▶ **Problem details**
Down to the last character, repeat the data that follows.

▶ **Stored data**
· · · · · · ·

+                      widen, out_dist, out_slot, out_tid, out_i32, stats, pair_t, emit, ent, sel, exact, slots);
+        return;
+    }
+    int64_t my_slot = -1;
+    uint64_t my_tid = ~0ull;
     if ((int)threadIdx.x < cnt) {
-        const int64_t p = cand_pos[(size_t)q * kprime + threadIdx.x];
-        int64_t slot = p;
-        if (cand_slot) {
-            slot = cand_slot[(size_t)q * kprime + threadIdx.x];
-        } else {
-            const int64_t *off = probe_off + (size_t)q * probes;
-            int lo = 0, hi = probes - 1;
-            while (lo < hi) {
-                const int mid = (lo + hi + 1) >> 1;
-                if (off[mid] <= p)
-                    lo = mid;
-                else
-                    hi = mid - 1;
-            }
-            slot = list_off[probe_lists[(size_t)q * probes + lo]] + (p - off[lo]);
-        }
-        slots[threadIdx.x] = slot;
+        my_slot = slot_of(my_pos);
+        slots[threadIdx.x] = my_slot;
+        if (out_tid && tids) my_tid = tids[my_slot];
     }
     __syncthreads();
     if constexpr (DOT)
         score_rows_dot([&](int64_t j) { return vectors + (size_t)slots[j] * row_bytes; }, 0, cnt,
-                       queries + (size_t)q * row_bytes, nvec, lg, exact, dots);
+                       qrow, nvec, lg, exact, dots);
     else
-        score_rows<T, 0, 0>([&](int64_t j) { return vectors + (size_t)slots[j] * row_bytes; }, 0, cnt,
-                            queries + (size_t)q * row_bytes, nvec, lg, exact);
+        score_rows<T, 0, 0>([&](int64_t j) { return vectors + (size_t)slots[j] * row_bytes; }, 0, cnt, qrow, nvec, lg,
+                            exact);
     __syncthreads();
-    if ((int)threadIdx.x < kRecheckCap)
-        ent[threadIdx.x] = (int)threadIdx.x < cnt
-                               ? ((unsigned long long)float_to_key(exact[threadIdx.x]) << 32) |
-                                     (unsigned)cand_pos[(size_t)q * kprime + threadIdx.x]
-                               : ~0ull;
+    ent[threadIdx.x] = (int)threadIdx.x < cnt
+                           ? ((unsigned long long)float_to_key(exact[threadIdx.x]) << 32) | (unsigned)my_pos
+                           : ~0ull;
     __syncthreads();
     const unsigned long long mine = ent[threadIdx.x];
-    const int64_t my_slot = (int)threadIdx.x < cnt ? slots[threadIdx.x] : -1;
     int rank = 0;
     {
         const ulonglong2 *e2 = reinterpret_cast<const ulonglong2 *>(ent);
@@ -425,7 +565,7 @@
         out_dist[o] = key_to_float((unsigned)(mine >> 32));
         if (out_slot) out_slot[o] = my_slot;
         if (out_i32) out_i32[o] = (int32_t)my_slot;
-        if (out_tid) out_tid[o] = tids ? tids[my_slot] : ~0ull;
+        if (out_tid) out_tid[o] = my_tid;
         if constexpr (DOT) pair_t[o] = -2.f * dots[threadIdx.x];
     }
     if ((int)threadIdx.x >= kk && (int)threadIdx.x < k) {
@@ -452,169 +592,6 @@
                 if ((int)threadIdx.x == k - 1) emit.seg_len[q] = run + slots[threadIdx.x];
             }
         }
-    }
-    if (threadIdx.x == 0) {
-        const int32_t flag = (m > ncand && cnt == ncand) ? 1 : 0;
-        flags[q] = flag;
-        if (flag) flags[nq + 1 + atomicAdd(&flags[nq], 1)] = q;
-    }
-}
-
-constexpr int kWide = kRecheckCap;
-
-template <typename T>
-__global__ __launch_bounds__(kQThreads) void batch_fix_kernel(
-    const char *__restrict__ vectors, const int64_t *__restrict__ list_off, const uint64_t *__restrict__ tids, int nvec,
-    int lg, const char *__restrict__ queries, const int32_t *__restrict__ probe_lists,
-    const int64_t *__restrict__ probe_off, int probes, const int64_t *__restrict__ seg_start, int64_t fixed_len,
-    const int32_t *__restrict__ flags, int nq, float *__restrict__ seg_vals, int k, int kp, int cap,
-    const unsigned *__restrict__ row_norm_max, ScanBound bound, const float *__restrict__ eps_add, int widen,
-    float *__restrict__ out_dist, int64_t *__restrict__ out_slot, uint64_t *__restrict__ out_tid,
-    int32_t *__restrict__ out_i32, double *__restrict__ stats, float *__restrict__ pair_t, PlanEmit emit) {
-    extern __shared__ __attribute__((aligned(16))) char smem[];
-    unsigned long long *ent = reinterpret_cast<unsigned long long *>(smem);
-    SelShared *sel = reinterpret_cast<SelShared *>(smem + (size_t)cap * 8);
-    __shared__ float exact[kWide];
-    __shared__ int64_t slots[kWide];
-    __shared__ float qn_part[kQWaves];
-    const int nflag = flags[nq];
-    const size_t row_bytes = (size_t)nvec * sizeof(Raw16);
-    for (int f = blockIdx.x; f < nflag; f += gridDim.x) {
-        const int q = flags[nq + 1 + f];
-        const int64_t base = probe_lists ? seg_start[q] : (int64_t)q * fixed_len;
-        const int64_t m = probe_lists ? seg_start[q + 1] - base : fixed_len;
-        const int64_t *off = probe_off + (size_t)q * probes;
-        const int32_t *pl = probe_lists + (size_t)q * probes;
-        auto slot_of = [&](int64_t j) -> int64_t {
-            if (!probe_lists) return j;
-            int lo = 0, hi = probes - 1;
-            while (lo < hi) {
-                const int mid = (lo + hi + 1) >> 1;
-                if (off[mid] <= j)
-                    lo = mid;
-                else
-                    hi = mid - 1;
-            }
-            return list_off[pl[lo]] + (j - off[lo]);
-        };
-        float *v = seg_vals + base;
-        const char *qrow = queries + (size_t)q * row_bytes;
-        auto pair_terms = [&]() {
-            if constexpr (std::is_same<T, float>::value) {
-                if (pair_t) {
-                    __threadfence();
-                    __syncthreads();
-                    fill_pair_terms(vectors, row_bytes, qrow, nvec * 4, out_i32 ? out_i32 + (size_t)q * k : nullptr,
-                                    out_slot ? out_slot + (size_t)q * k : nullptr, k, pair_t + (size_t)q * k);
-                    if (emit.cnt) {
-                        if ((int)threadIdx.x < k) {
-                            const int l = __hip_atomic_load(out_i32 + (size_t)q * k + threadIdx.x, __ATOMIC_RELAXED,
-                                                            __HIP_MEMORY_SCOPE_AGENT);
-                            if (l >= 0) atomicAdd(&emit.cnt[l], 1);
-                            slots[threadIdx.x] = l >= 0 ? emit.list_off[l + 1] - emit.list_off[l] : 0;
-                        }
-                        __syncthreads();
-                        if ((int)threadIdx.x < k) {
-                            int64_t run = 0;
-                            for (int i = 0; i < (int)threadIdx.x; i++) run += slots[i];
-                            emit.probe_off[(size_t)q * k + threadIdx.x] = run;
-                            if ((int)threadIdx.x == k - 1) emit.seg_len[q] = run + slots[threadIdx.x];
-                        }
-                    }
-                }
-            }
-        };
-        if constexpr (std::is_same<T, float>::value) {
-            if (pair_t && emit.cnt) {
-                if ((int)threadIdx.x < k) {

· · · · · · ·

▶ **Solution for this task**
+                      widen, out_dist, out_slot, out_tid, out_i32, stats, pair_t, emit, ent, sel, exact, slots);
+        return;
+    }
+    int64_t my_slot = -1;
+    uint64_t my_tid = ~0ull;
     if ((int)threadIdx.x < cnt) {
-        const int64_t p = cand_pos[(size_t)q * kprime + threadIdx.x];
-        int64_t slot = p;
-        if (cand_slot) {
-            slot = cand_slot[(size_t)q * kprime + threadIdx.x];
-        } else {
-            const int64_t *off = probe_off + (size_t)q * probes;
-            int lo = 0, hi = probes - 1;
-            while (lo < hi) {
-                const int mid = (lo + hi + 1) >> 1;
-                if (off[mid] <= p)
-                    lo = mid;
-                else
-                    hi = mid - 1;
-            }
-            slot = list_off[probe_lists[(size_t)q * probes + lo]] + (p - off[lo]);
-        }
-        slots[threadIdx.x] = slot;
+        my_slot = slot_of(my_pos);
+        slots[threadIdx.x] = my_slot;
+        if (out_tid && tids) my_tid = tids[my_slot];
     }
     __syncthreads();
     if constexpr (DOT)
         score_rows_dot([&](int64_t j) { return vectors + (size_t)slots[j] * row_bytes; }, 0, cnt,
-                       queries + (size_t)q * row_bytes, nvec, lg, exact, dots);
+                       qrow, nvec, lg, exact, dots);
     else
-        score_rows<T, 0, 0>([&](int64_t j) { return vectors + (size_t)slots[j] * row_bytes; }, 0, cnt,
-                            queries + (size_t)q * row_bytes, nvec, lg, exact);
+        score_rows<T, 0, 0>([&](int64_t j) { return vectors + (size_t)slots[j] * row_bytes; }, 0, cnt, qrow, nvec, lg,
+                            exact);
     __syncthreads();
-    if ((int)threadIdx.x < kRecheckCap)
-        ent[threadIdx.x] = (int)threadIdx.x < cnt
-                               ? ((unsigned long long)float_to_key(exact[threadIdx.x]) << 32) |
-                                     (unsigned)cand_pos[(size_t)q * kprime + threadIdx.x]
-                               : ~0ull;
+    ent[threadIdx.x] = (int)threadIdx.x < cnt
+                           ? ((unsigned long long)float_to_key(exact[threadIdx.x]) << 32) | (unsigned)my_pos
+                           : ~0ull;
     __syncthreads();
     const unsigned long long mine = ent[threadIdx.x];
-    const int64_t my_slot = (int)threadIdx.x < cnt ? slots[threadIdx.x] : -1;
     int rank = 0;
     {
         const ulonglong2 *e2 = reinterpret_cast<const ulonglong2 *>(ent);
@@ -425,7 +565,7 @@
         out_dist[o] = key_to_float((unsigned)(mine >> 32));
         if (out_slot) out_slot[o] = my_slot;
         if (out_i32) out_i32[o] = (int32_t)my_slot;
-        if (out_tid) out_tid[o] = tids ? tids[my_slot] : ~0ull;
+        if (out_tid) out_tid[o] = my_tid;
         if constexpr (DOT) pair_t[o] = -2.f * dots[threadIdx.x];
     }
     if ((int)threadIdx.x >= kk && (int)threadIdx.x < k) {
@@ -452,169 +592,6 @@
                 if ((int)threadIdx.x == k - 1) emit.seg_len[q] = run + slots[threadIdx.x];
             }
         }
-    }
-    if (threadIdx.x == 0) {
-        const int32_t flag = (m > ncand && cnt == ncand) ? 1 : 0;
-        flags[q] = flag;
-        if (flag) flags[nq + 1 + atomicAdd(&flags[nq], 1)] = q;
-    }
-}
-
-constexpr int kWide = kRecheckCap;
-
-template <typename T>
-__global__ __launch_bounds__(kQThreads) void batch_fix_kernel(
-    const char *__restrict__ vectors, const int64_t *__restrict__ list_off, const uint64_t *__restrict__ tids, int nvec,
-    int lg, const char *__restrict__ queries, const int32_t *__restrict__ probe_lists,
-    const int64_t *__restrict__ probe_off, int probes, const int64_t *__restrict__ seg_start, int64_t fixed_len,
-    const int32_t *__restrict__ flags, int nq, float *__restrict__ seg_vals, int k, int kp, int cap,
-    const unsigned *__restrict__ row_norm_max, ScanBound bound, const float *__restrict__ eps_add, int widen,
-    float *__restrict__ out_dist, int64_t *__restrict__ out_slot, uint64_t *__restrict__ out_tid,
-    int32_t *__restrict__ out_i32, double *__restrict__ stats, float *__restrict__ pair_t, PlanEmit emit) {
-    extern __shared__ __attribute__((aligned(16))) char smem[];
-    unsigned long long *ent = reinterpret_cast<unsigned long long *>(smem);
-    SelShared *sel = reinterpret_cast<SelShared *>(smem + (size_t)cap * 8);
-    __shared__ float exact[kWide];
-    __shared__ int64_t slots[kWide];
-    __shared__ float qn_part[kQWaves];
-    const int nflag = flags[nq];
-    const size_t row_bytes = (size_t)nvec * sizeof(Raw16);
-    for (int f = blockIdx.x; f < nflag; f += gridDim.x) {
-        const int q = flags[nq + 1 + f];
-        const int64_t base = probe_lists ? seg_start[q] : (int64_t)q * fixed_len;
-        const int64_t m = probe_lists ? seg_start[q + 1] - base : fixed_len;
-        const int64_t *off = probe_off + (size_t)q * probes;
-        const int32_t *pl = probe_lists + (size_t)q * probes;
-        auto slot_of = [&](int64_t j) -> int64_t {
-            if (!probe_lists) return j;
-            int lo = 0, hi = probes - 1;
-            while (lo < hi) {
-                const int mid = (lo + hi + 1) >> 1;
-                if (off[mid] <= j)
-                    lo = mid;
-                else
-                    hi = mid - 1;
-            }
-            return list_off[pl[lo]] + (j - off[lo]);
-        };
-        float *v = seg_vals + base;
-        const char *qrow = queries + (size_t)q * row_bytes;
-        auto pair_terms = [&]() {
-            if constexpr (std::is_same<T, float>::value) {
-                if (pair_t) {
-                    __threadfence();
-                    __syncthreads();
-                    fill_pair_terms(vectors, row_bytes, qrow, nvec * 4, out_i32 ? out_i32 + (size_t)q * k : nullptr,
-                                    out_slot ? out_slot + (size_t)q * k : nullptr, k, pair_t + (size_t)q * k);
-                    if (emit.cnt) {
-                        if ((int)threadIdx.x < k) {
-                            const int l = __hip_atomic_load(out_i32 + (size_t)q * k + threadIdx.x, __ATOMIC_RELAXED,
-                                                            __HIP_MEMORY_SCOPE_AGENT);
-                            if (l >= 0) atomicAdd(&emit.cnt[l], 1);
-                            slots[threadIdx.x] = l >= 0 ? emit.list_off[l + 1] - emit.list_off[l] : 0;
-                        }
-                        __syncthreads();
-                        if ((int)threadIdx.x < k) {
-                            int64_t run = 0;
-                            for (int i = 0; i < (int)threadIdx.x; i++) run += slots[i];
-                            emit.probe_off[(size_t)q * k + threadIdx.x] = run;
-                            if ((int)threadIdx.x == k - 1) emit.seg_len[q] = run + slots[threadIdx.x];
-                        }
-                    }
-                }
-            }
-        };
-        if constexpr (std::is_same<T, float>::value) {
-            if (pair_t && emit.cnt) {
-                if ((int)threadIdx.x < k) {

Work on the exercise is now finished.